- [BRIEF] Search the records for the word "ntaps" and copy every line in which it occurs.

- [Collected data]
━━━━
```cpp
__global__ __launch_bounds__(64) void k_set_position(SpParams p, int g, const uint16_t* moves, int n_moves, const Position* base) {
    const int lane = threadIdx.x;
    GameCtl& c = p.ctl[g];
    Position* hist = p.hist + (size_t)g * p.hist_cap;
    Position* tpos = p.tpos + (size_t)g * p.tpos_cap;
    __shared__ Position s_np;
    Position cur;
    if (base) {
        cur = uniform(*base);
    } else {
        set_startpos(cur);
        cur.key = position_key(cur);
    }
    if (lane == 0) hist[0] = cur;
    __syncthreads();
    for (int i = 0; i < n_moves && i + 1 < p.hist_cap; i++) replay_step(cur, moves[i], i, hist, tpos, &s_np, lane);
    if (lane == 0) {
        const size_t nb = (size_t)g * p.node_cap;
        tpos[0] = cur;
        p.N[nb] = 0;
        p.W[nb] = 0.0f;
        p.H[nb] = NodeHdr{-1, 0, 0};
        c.ply = n_moves;
        c.start_ply = n_moves;
        c.sim = 0;
        c.n_nodes = 1;
        c.n_exp = 1;
        c.leaf_kind = LK_NONE;
        c.rollout_cur = p.rollout;
        c.status = ST_ACTIVE;
    }
}

}

namespace scl {
void init_slots(const sc::SpParams& p, const sc::MatchLines& lines, hipStream_t s) {
    hipLaunchKernelGGL(sc::k_init_slots, dim3(p.n_slots), dim3(64), 0, s, p, lines);
}
void mcts(const sc::SpParams& p, int do_expand, int do_select, hipStream_t s) {
    hipLaunchKernelGGL(sc::k_mcts, dim3(p.n_slots), dim3(64), 0, s, p, do_expand, do_select);
}
void synth_eval(const sc::SpParams& p, hipStream_t s) { hipLaunchKernelGGL(sc::k_synth_eval, dim3(p.n_slots), dim3(64), 0, s, p); }
void debug_find_max(const float* d_u, int n, int* d_out, hipStream_t s) { hipLaunchKernelGGL(sc::k_debug_find_max, dim3(1), dim3(64), 0, s, d_u, n, d_out); }
void debug_choose_child(int n_cases, const int32_t* d_n_act, const int32_t* d_nc, const float* d_temperature, const float* d_u, int tie_random,
                        const float* d_w, const int32_t* d_w_off, int w_max, int32_t* d_choice, float* d_total, hipStream_t s) {
    if (n_cases <= 0) return;
    hipLaunchKernelGGL(sc::k_debug_choose_child, dim3(n_cases), dim3(64), 0, s, n_cases, d_n_act, d_nc, d_temperature, d_u, tie_random,
                       d_w, d_w_off, w_max, d_choice, d_total);
}
void match_boundary(const sc::SpParams& p, const sc::MatchLines& lines, hipStream_t s) {
    hipLaunchKernelGGL(sc::k_match_boundary, dim3(p.n_slots), dim3(64), 0, s, p, lines, 0);
    hipLaunchKernelGGL(sc::k_match_boundary, dim3(p.n_slots), dim3(64), 0, s, p, lines, 1);
}
void open_lines(int n_lines, const uint16_t* d_moves, const uint32_t* d_move_off, sc::Position* d_tab, const uint32_t* d_rec_off,
                int32_t* d_status, const sc::Bases& bases, hipStream_t s) {
    if (n_lines <= 0) return;
    hipLaunchKernelGGL(sc::k_open_lines, dim3(n_lines), dim3(64), 0, s, n_lines, d_moves, d_move_off, d_tab, d_rec_off, d_status, bases);
}
void match_tally(const int32_t* d_tally, int n_slots, long long* d_out, hipStream_t s) {
    hipLaunchKernelGGL(sc::k_match_tally, dim3(1), dim3(64), 0, s, d_tally, n_slots, d_out);
}
void set_position(const sc::SpParams& p, int slot, const uint16_t* d_moves, int n_moves, hipStream_t s, const sc::Position* d_base) {
    hipLaunchKernelGGL(sc::k_set_position, dim3(1), dim3(64), 0, s, p, slot, d_moves, n_moves, d_base);
}
}
```

smart-chess-rust_amd/csrc/position_chain.hpp:

```cpp
#pragma once
#include <hip/hip_runtime.h>

#include "chess_history.hpp"
#include "chess_rules_wave.hpp"
#include "encode_types.hpp"
#include "wave_util.hpp"

namespace sc {

using scw::uniform, scw::wave_sync;
__device__ __forceinline__ Position uniform(const Position& q) {
    Position r;
#pragma unroll
    for (int t = 0; t < 6; t++) r.pcs[t] = uniform(q.pcs[t]);
    r.occ[0] = uniform(q.occ[0]);
    r.occ[1] = uniform(q.occ[1]);
    r.key = uniform(q.key);
    r.turn = (uint8_t)uniform((int)q.turn);
    r.castling = (uint8_t)uniform((int)q.castling);
    r.ep = (int8_t)uniform((int)q.ep);
    r.flags = (uint8_t)uniform((int)q.flags);
    r.halfmove = (uint16_t)uniform((int)q.halfmove);
    r.fullmove = (uint16_t)uniform((int)q.fullmove);
    return r;
}

__device__ __forceinline__ Position chain_start(const Bases& b, int g, bool keyed) {
    Position cur;
    const int bi = b.rec ? uniform(b.idx[g]) : -1;
    if (bi >= 0) {
        cur = uniform(b.rec[bi]);
    } else {
        set_startpos(cur);
        if (keyed) cur.key = position_key(cur);
    }
    if (!keyed) cur.key = cur.flags = 0;
    return cur;
}

struct DevChain {
    const Position* hist;
    int root_ply;
    const Position* tpos;
    const uint16_t* ps_by_depth;
    const Position* leaf;
    int leaf_idx;
    __device__ const Position& pos(int i) const {
        if (i <= root_ply) return hist[i];
        if (i == leaf_idx) return *leaf;
        return tpos[ps_by_depth[i - root_ply]];
    }
};
struct HistChain {
    const Position* hist;
    __device__ const Position& pos(int i) const { return hist[i]; }
};

template <class Chain>
__device__ inline uint8_t rep_flags_wave(const Chain& ch, int idx, bb_t key0, int lane) {
    int matches = 0;
    for (int base = 0;; base += 64) {
        int i = idx - base - lane;
        bool valid = i >= 1;
        bool irrev = false, match = false;
        if (valid) {
            irrev = (ch.pos(i).flags & F_IRREV) != 0;
            match = ch.pos(i - 1).key == key0;
        }
        unsigned long long stopmask = __ballot(irrev || !valid);
        unsigned long long matchmask = __ballot(match && valid);
        bool stopped = stopmask != 0;
        if (stopped) {
            int first = __ffsll((long long)stopmask) - 1;
            matchmask &= first == 0 ? 0ULL : (~0ULL >> (64 - first));
        }
        matches += __popcll(matchmask);
        if (stopped || matches >= 2) break;
    }
    return (uint8_t)((matches >= 1 ? F_REP2 : 0) | (matches >= 2 ? F_REP3 : 0));
}

template <class Chain>
__device__ inline void stage_history(const Chain& ch, int idx, int lane, Position* s_hist) {
    const int j = lane >> 3, w = lane & 7;
    if (j <= idx) {
        const unsigned long long* src = reinterpret_cast<const unsigned long long*>(&ch.pos(idx - j));
        unsigned long long* dst = reinterpret_cast<unsigned long long*>(&s_hist[j]);
        dst[w] = src[w];
        if (w < 2) dst[8 + w] = src[8 + w];
    }
}
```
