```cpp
KRRN_API int krrn_conv3x3_wino4_x3_head_f32(const float* in, int in_cs, int in_co, int B, int H, int W, int cin,
                                            const void* U3, int N, const float* scale, const float* bias,
                                            const float* res, int res_cs, int res_co, int relu, const float* w1,
                                            const float* b1, int p1, float* part, float* out, int out_c,
                                            void* stream) {
  if (!in || !U3 || !w1 || !part || !out) return KRRN_EARG;
  if (B < 1 || H < 1 || W < 1 || N < 4 || (N & 3) || p1 < 1 || p1 > 4 || out_c < p1) return KRRN_ESHAPE;
  if (cin < kC || (cin % kC) || in_co + cin > in_cs) return KRRN_EALIGN;
  if (!krrn_aligned16(U3) || (((uintptr_t)in) & 15u) || (in_cs & 3) || (in_co & 3)) return KRRN_EALIGN;
  if (!krrn_aligned16(w1) || !krrn_aligned16(part)) return KRRN_EALIGN;
  if ((scale && !krrn_aligned16(scale)) || (bias && !krrn_aligned16(bias))) return KRRN_EALIGN;
  if (res && ((res_cs & 3) || (res_co & 3) || !krrn_aligned16(res))) return KRRN_EALIGN;
  Wino4Args a;
  a.in = in; a.in_cs = in_cs; a.in_co = in_co; a.B = B; a.H = H; a.W = W; a.cin = cin;
  a.img = (long long)H * W * in_cs;
  a.U3 = U3; a.N = N; a.n_store = N; a.scale = scale; a.bias = bias;
  a.res = res; a.res_cs = res_cs; a.res_co = res_co;
  a.out = nullptr; a.out_cs = 0; a.out_co = 0; a.relu = relu; a.vec = 1;
  a.Ht = (H + 3) / 4; a.Wt = (W + 3) / 4;
  a.w1 = w1; a.part = part;
  const long long nrec = (long long)(cin / kC) * 36 * N * 2;
  if (a.img * 4 >= 0x7FFF0000LL || nrec * 16 >= 0x7FFF0000LL) return KRRN_ESHAPE;
  const int nbn = krrn_cdiv(N, kN);
  const long long rb = (long long)B * krrn_cdiv(a.Ht, kGY) * krrn_cdiv(a.Wt, kGX) * nbn;
  const long long M = (long long)B * H * W;
  const long long fb = (M + 255) / 256;
  if (rb > 0x7fffffffLL || fb > 0x7fffffffLL) return KRRN_ESHAPE;
  hipStream_t s = (hipStream_t)stream;
  if (p1 <= 3) hipLaunchKernelGGL(wino_f43_x3_kernel<3>, dim3((unsigned)rb), dim3(512), 0, s, a);
  else hipLaunchKernelGGL(wino_f43_x3_kernel<4>, dim3((unsigned)rb), dim3(512), 0, s, a);
  const int st = krrn_launch_status();
  if (st != KRRN_OK) return st;
  hipLaunchKernelGGL(wino4_head_finish_kernel, dim3((unsigned)fb), dim3(256), 0, s, part, nbn, M, H * W, b1, p1, out,
                     out_c);
  return krrn_launch_status();
}
```

pose_estimation_amd/hrnet.py:

```python
from __future__ import annotations

from typing import List, Optional, Tuple

import torch
import torch.nn as nn

from . import knobs, ops
from .config import load_hrnet_spec
from .ops import Act, pad4
from .runtime import add_conv_group, add_gemm, Plan, add_conv, ptr

FUSE_EDGES = knobs.flag("KRRN_FUSE_EDGES")
FUSE_EARLY = knobs.flag("KRRN_FUSE_EARLY")
MODULE_STREAMS = knobs.flag("KRRN_MODULE_STREAMS")
STAGE_STREAMS = knobs.flag("KRRN_STAGE_STREAMS")
CONVT_KCHUNK = 16

BN_MOMENTUM = 0.1


def conv3x3(cin, cout, stride=1):
    return nn.Conv2d(cin, cout, kernel_size=3, stride=stride, padding=1, bias=False)


# ... 121 lines not shown
                if cur[i] != pre[i]:
                    layers.append(nn.Sequential(nn.Conv2d(pre[i], cur[i], 3, 1, 1, bias=False),
                                                nn.BatchNorm2d(cur[i]), nn.ReLU(True)))
                else:
                    layers.append(None)
            else:
                chain = []
                for j in range(i + 1 - len(pre)):
                    cin = pre[-1]
                    cout = cur[i] if j == i - len(pre) else cin
                    chain.append(nn.Sequential(nn.Conv2d(cin, cout, 3, 2, 1, bias=False), nn.BatchNorm2d(cout),
                                               nn.ReLU(True)))
                layers.append(nn.Sequential(*chain))
        return nn.ModuleList(layers)


def build_hrnet(cfg) -> HRNet:
    return HRNet(load_hrnet_spec(cfg.Module.BACKBONE), cfg.Module.BACKBONE_OUTC)
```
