# yesint/molar

Hardware: AMD Instinct MI355X
Metric: frames/sec + Matom-pairs/sec, 1M-atom PBC neighbor search + RMSD fit (higher is better)
Workload: dtype f32; 1 GPU; 1M-atom synthetic triclinic box A, per frame: PBC neighbour search rc=1.2 nm (ordered pair list in HBM) + Kabsch RMSD fit/COM/gyration of a 100k-atom selection; natoms=1000000, selection_atoms=100000, frames_per_gpu=1451, parallelism=frames sharded over 1 rank(s), no data-path collective, streams_per_gpu=2, measure_overlapped_with_search=True

## Files before the change

include/molar_hip.h:

```cpp
#ifndef MOLAR_HIP_H
#define MOLAR_HIP_H

#include <stddef.h>
#include <stdint.h>

#ifdef __cplusplus
extern "C" {
#endif

enum {
    MOLAR_HIP_OK = 0,
    MOLAR_HIP_ERR_SIZES = 1,
    MOLAR_HIP_ERR_ZERO_MASS = 2,
    MOLAR_HIP_ERR_SVD = 3,
    MOLAR_HIP_ERR_NO_PBC = 4,
    MOLAR_HIP_ERR_ZERO_LENGTH_VECTOR = 5,
    MOLAR_HIP_ERR_INVERSE_FAILED = 6,
    MOLAR_HIP_ERR_LIPID_TAIL_TOO_SHORT = 7,
    MOLAR_HIP_ERR_LIPID_NORMALS_COUNT = 8,
    MOLAR_HIP_ERR_LIPID_BOND_ORDER_COUNT = 9,
    MOLAR_HIP_ERR_ANGLE_TOO_SMALL = 10,
    MOLAR_HIP_ERR_INVALID_ARGUMENT = 50,
    MOLAR_HIP_ERR_TOO_LARGE = 51,
    MOLAR_HIP_ERR_NO_SEARCH = 52,
// ... 35 lines not shown
int molar_hip_box_from_vectors_angles(float a, float b, float c, float alpha, float beta, float gamma,
                                      molar_hip_box *out);
void molar_hip_box_shortest_vector(const molar_hip_box *box, const float v[3], uint8_t pbc, float out[3]);
void molar_hip_box_lab_extents(const molar_hip_box *box, float out[3]);
void molar_hip_box_extents(const molar_hip_box *box, float out[3]);
void molar_hip_box_to_box_coords(const molar_hip_box *box, const float v[3], float out[3]);
void molar_hip_box_to_lab_coords(const molar_hip_box *box, const float v[3], float out[3]);
int molar_hip_box_is_inside(const molar_hip_box *box, const float p[3]);
void molar_hip_box_wrap_point(const molar_hip_box *box, const float p[3], float out[3]);


enum {
    MOLAR_HIP_SEARCH_SINGLE = 0,
    MOLAR_HIP_SEARCH_DOUBLE = 1,
    MOLAR_HIP_SEARCH_WITHIN = 2,
    MOLAR_HIP_SEARCH_DOUBLE_VDW = 3
};

typedef struct {
    int32_t kind;
    float cutoff;
    const float *xyz1;
    size_t natoms1;
    const uint64_t *idx1;
    size_t n1;
    const float *xyz2;
    size_t natoms2;
    const uint64_t *idx2;
    size_t n2;
    const float *vdw1;
    const float *vdw2;
    int32_t ids_local;
    const float *box9;
    uint8_t pbc;
    const float *lower3;
    const float *upper3;
} molar_hip_search_desc;
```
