extern "C" int vs_pack_weight(const float* src, void* dst, int d0, int d1, int ntaps, int c_pad, int form, int dtype,
                              void* stream) {
    if (!src || !dst || d0 <= 0 || d1 <= 0) return VS_EINVAL;
    if (!(c_pad == 8 || c_pad == 16 || (c_pad % 32 == 0 && c_pad > 0))) return VS_ESHAPE;
    if (!vs_dtype_ok(dtype) && dtype != VS_F32X3) return VS_EDTYPE;
    if (dtype == VS_F32X3 && (form == VS_PACK_SCATTER_D1 || ntaps != 27)) return VS_ESHAPE;
    int rows, kc, gemm_taps;
    if (form == VS_PACK_ROWS_D0) { rows = d0; kc = d1; gemm_taps = ntaps; }
    else if (form == VS_PACK_ROWS_D1_FLIP) { rows = d1; kc = d0; gemm_taps = ntaps; }
    else if (form == VS_PACK_SCATTER_D1) { rows = ntaps * d1; kc = d0; gemm_taps = 1; }
    else return VS_EINVAL;
    if (kc > c_pad) return VS_ESHAPE;
    if (!(ntaps == 27 || ntaps == 8)) return VS_ESHAPE;
    const long long total = packed_elems(rows, c_pad, gemm_taps, dtype);
    const int blocks = vs_ceil_div(total / (dtype == VS_F32 ? 4 : 8), 256);
    if (dtype == VS_F32X3) {
        hipLaunchKernelGGL(pack_weight_limbs_kernel, dim3(blocks), dim3(256), 0, (hipStream_t)stream, src, (unsigned short*)dst, d0, d1, ntaps, c_pad, form, total,
                           vs_k3x_toeplitz(rows, c_pad, gemm_taps) ? -1 : vs_k3x_ck(c_pad));
        VS_CHECK_LAUNCH();
        return VS_OK;
    }
    dispatch_t(dtype, [&](auto* tag) {
        using T = TAG_T(tag);
        hipLaunchKernelGGL(pack_weight_kernel<T>, dim3(blocks), dim3(256), 0, (hipStream_t)stream, src, (T*)dst, d0, d1, ntaps, c_pad, form, total);
    });
    VS_CHECK_LAUNCH();
    return VS_OK;
}

template <typename T>
__global__ void pack_planar_kernel(const float* __restrict__ src, T* __restrict__ dst, long long voxels, int c_src,
                                   int c_pad, long long total_vox) {
    const long long i = (long long)blockIdx.x * blockDim.x + threadIdx.x;
    if (i >= total_vox) return;
    const long long n = i / voxels, v = i - n * voxels;
    T* o = dst + i * c_pad;
    for (int c0 = 0; c0 < c_pad; c0 += ET<T>::EPL) {
        float f[ET<T>::EPL];
#pragma unroll
        for (int j = 0; j < ET<T>::EPL; ++j) {
            const int c = c0 + j;
            f[j] = c < c_src ? src[(n * c_src + c) * voxels + v] : 0.f;
        }
        *(u32x4*)(o + c0) = frag_pack(f, (T*)nullptr);
    }
}
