# Shreyas2409/Rust-Image-Transform

Measured on AMD Instinct MI355X. Metric: transform MPix/s (decode+resize+encode) 4096²→512² WebP q80; 1/2/4/8 GPU, higher is better.
Workload: dtype u8

## Files before the change

rust-image-transform_amd/csrc/ik_inflate.h:

```cpp
#pragma once
#include <stdint.h>

#if defined(__HIPCC__) || defined(__HIP__)
#include <hip/hip_runtime.h>
#define IK_HD __host__ __device__ __forceinline__
#define IK_HD_COLD __host__ __device__ __attribute__((noinline))
#define IK_UNROLL _Pragma("unroll")
#else
#define IK_UNROLL
#define IK_HD inline
#define IK_HD_COLD inline
#endif

#if defined(__HIP_DEVICE_COMPILE__)
#define IK_GLOBAL __attribute__((address_space(1)))
#else
#define IK_GLOBAL
#endif

namespace ik {
namespace infl {

constexpr int kWindow = 32768;

// ... 391 lines not shown
        if (q < 0) return -1;
    }
    return -1;
}


constexpr int kCanonWords = 48;
struct CanonRegs {
    uint32_t lpk[8], dpk[8];
};
IK_HD void pack_limits(const uint32_t (&lim)[15], uint32_t (&pk)[8]) {
    for (int k = 0; k < 7; ++k)
        pk[k] = ((lim[2 * k] - 1u) & 0xFFFFu) | (((lim[2 * k + 1] - 1u) & 0xFFFFu) << 16);
    pk[7] = (lim[14] - 1u) & 0xFFFFu;
}

IK_HD uint32_t rev32(uint32_t v) {
#if defined(__HIP_DEVICE_COMPILE__)
    return __builtin_bitreverse32(v);
#else
    v = ((v >> 1) & 0x55555555u) | ((v & 0x55555555u) << 1);
    v = ((v >> 2) & 0x33333333u) | ((v & 0x33333333u) << 2);
    v = ((v >> 4) & 0x0F0F0F0Fu) | ((v & 0x0F0F0F0Fu) << 4);
    v = ((v >> 8) & 0x00FF00FFu) | ((v & 0x00FF00FFu) << 8);
    return (v >> 16) | (v << 16);
#endif
}

template <class Mem>
IK_HD uint8_t cm_byte(const Mem& m, int i) { return (uint8_t)(m[32 + (i >> 2)] >> (8 * (i & 3))); }

constexpr uint32_t kTokRaw = 0x4000u, kTokMatch = 0x8000u, kTokTable = 0xFFFFu, kTokPad = 0xFFFEu;
constexpr uint32_t kTokTableLen = 128;
constexpr uint32_t kTokSlack = 16;

IK_HD uint32_t tok_capacity(uint64_t bits, bool exact) {
    uint64_t c = (exact ? bits : bits / 4) + 2 * kTokTableLen + 64;
    if (c > 0x7FFFFFF0ull) c = 0x7FFFFFF0ull;
    return (uint32_t)((c + 7) & ~7ull);
}

struct TokOut {
    IK_GLOBAL uint16_t* p;
    uint64_t p0 = 0, p1 = 0, q0 = 0, q1 = 0;
    uint32_t ppos = 0, qpos = 0;
    int npend = 0;
    IK_HD void group(uint32_t pos, uint64_t lo, uint64_t hi) {
        if (npend == 0) {
            p0 = lo;
            p1 = hi;
            ppos = pos;
        } else {
            q0 = lo;
            q1 = hi;
            qpos = pos;
        }
        ++npend;
    }
    IK_HD void store1(uint32_t pos, uint64_t lo, uint64_t hi) {
#if defined(__HIP_DEVICE_COMPILE__)
        typedef uint32_t u4 __attribute__((ext_vector_type(4)));
        const u4 v = {(uint32_t)lo, (uint32_t)(lo >> 32), (uint32_t)hi, (uint32_t)(hi >> 32)};
        *reinterpret_cast<IK_GLOBAL u4*>(p + pos) = v;
#else
        for (int k = 0; k < 4; ++k) {
            p[pos + k] = (uint16_t)(lo >> (16 * k));
// ... 405 lines not shown
```

rust-image-transform_amd/csrc/ik_png.hip:

```cpp
#include <algorithm>
#include <cstdlib>
#include <cstring>
#include <type_traits>

#include "ik_crc.h"
#include "ik_inflate.h"
#include "ik_internal.h"
#include "ik_png.h"
#include "ik_png_wave.h"
#include "ik_unfilter.h"

namespace ik {

__device__ __forceinline__ void raise_priority() { __builtin_amdgcn_s_setprio(3); }
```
━━━━
- [REPLY TO THE EXERCISE]
extern "C" int vs_pack_weight(const float* src, void* dst, int d0, int d1, int ntaps, int c_pad, int form, int dtype,
    if (dtype == VS_F32X3 && (form == VS_PACK_SCATTER_D1 || ntaps != 27)) return VS_ESHAPE;
    if (form == VS_PACK_ROWS_D0) { rows = d0; kc = d1; gemm_taps = ntaps; }
    else if (form == VS_PACK_ROWS_D1_FLIP) { rows = d1; kc = d0; gemm_taps = ntaps; }
    else if (form == VS_PACK_SCATTER_D1) { rows = ntaps * d1; kc = d0; gemm_taps = 1; }
    if (!(ntaps == 27 || ntaps == 8)) return VS_ESHAPE;
        hipLaunchKernelGGL(pack_weight_limbs_kernel, dim3(blocks), dim3(256), 0, (hipStream_t)stream, src, (unsigned short*)dst, d0, d1, ntaps, c_pad, form, total,
        hipLaunchKernelGGL(pack_weight_kernel<T>, dim3(blocks), dim3(256), 0, (hipStream_t)stream, src, (T*)dst, d0, d1, ntaps, c_pad, form, total);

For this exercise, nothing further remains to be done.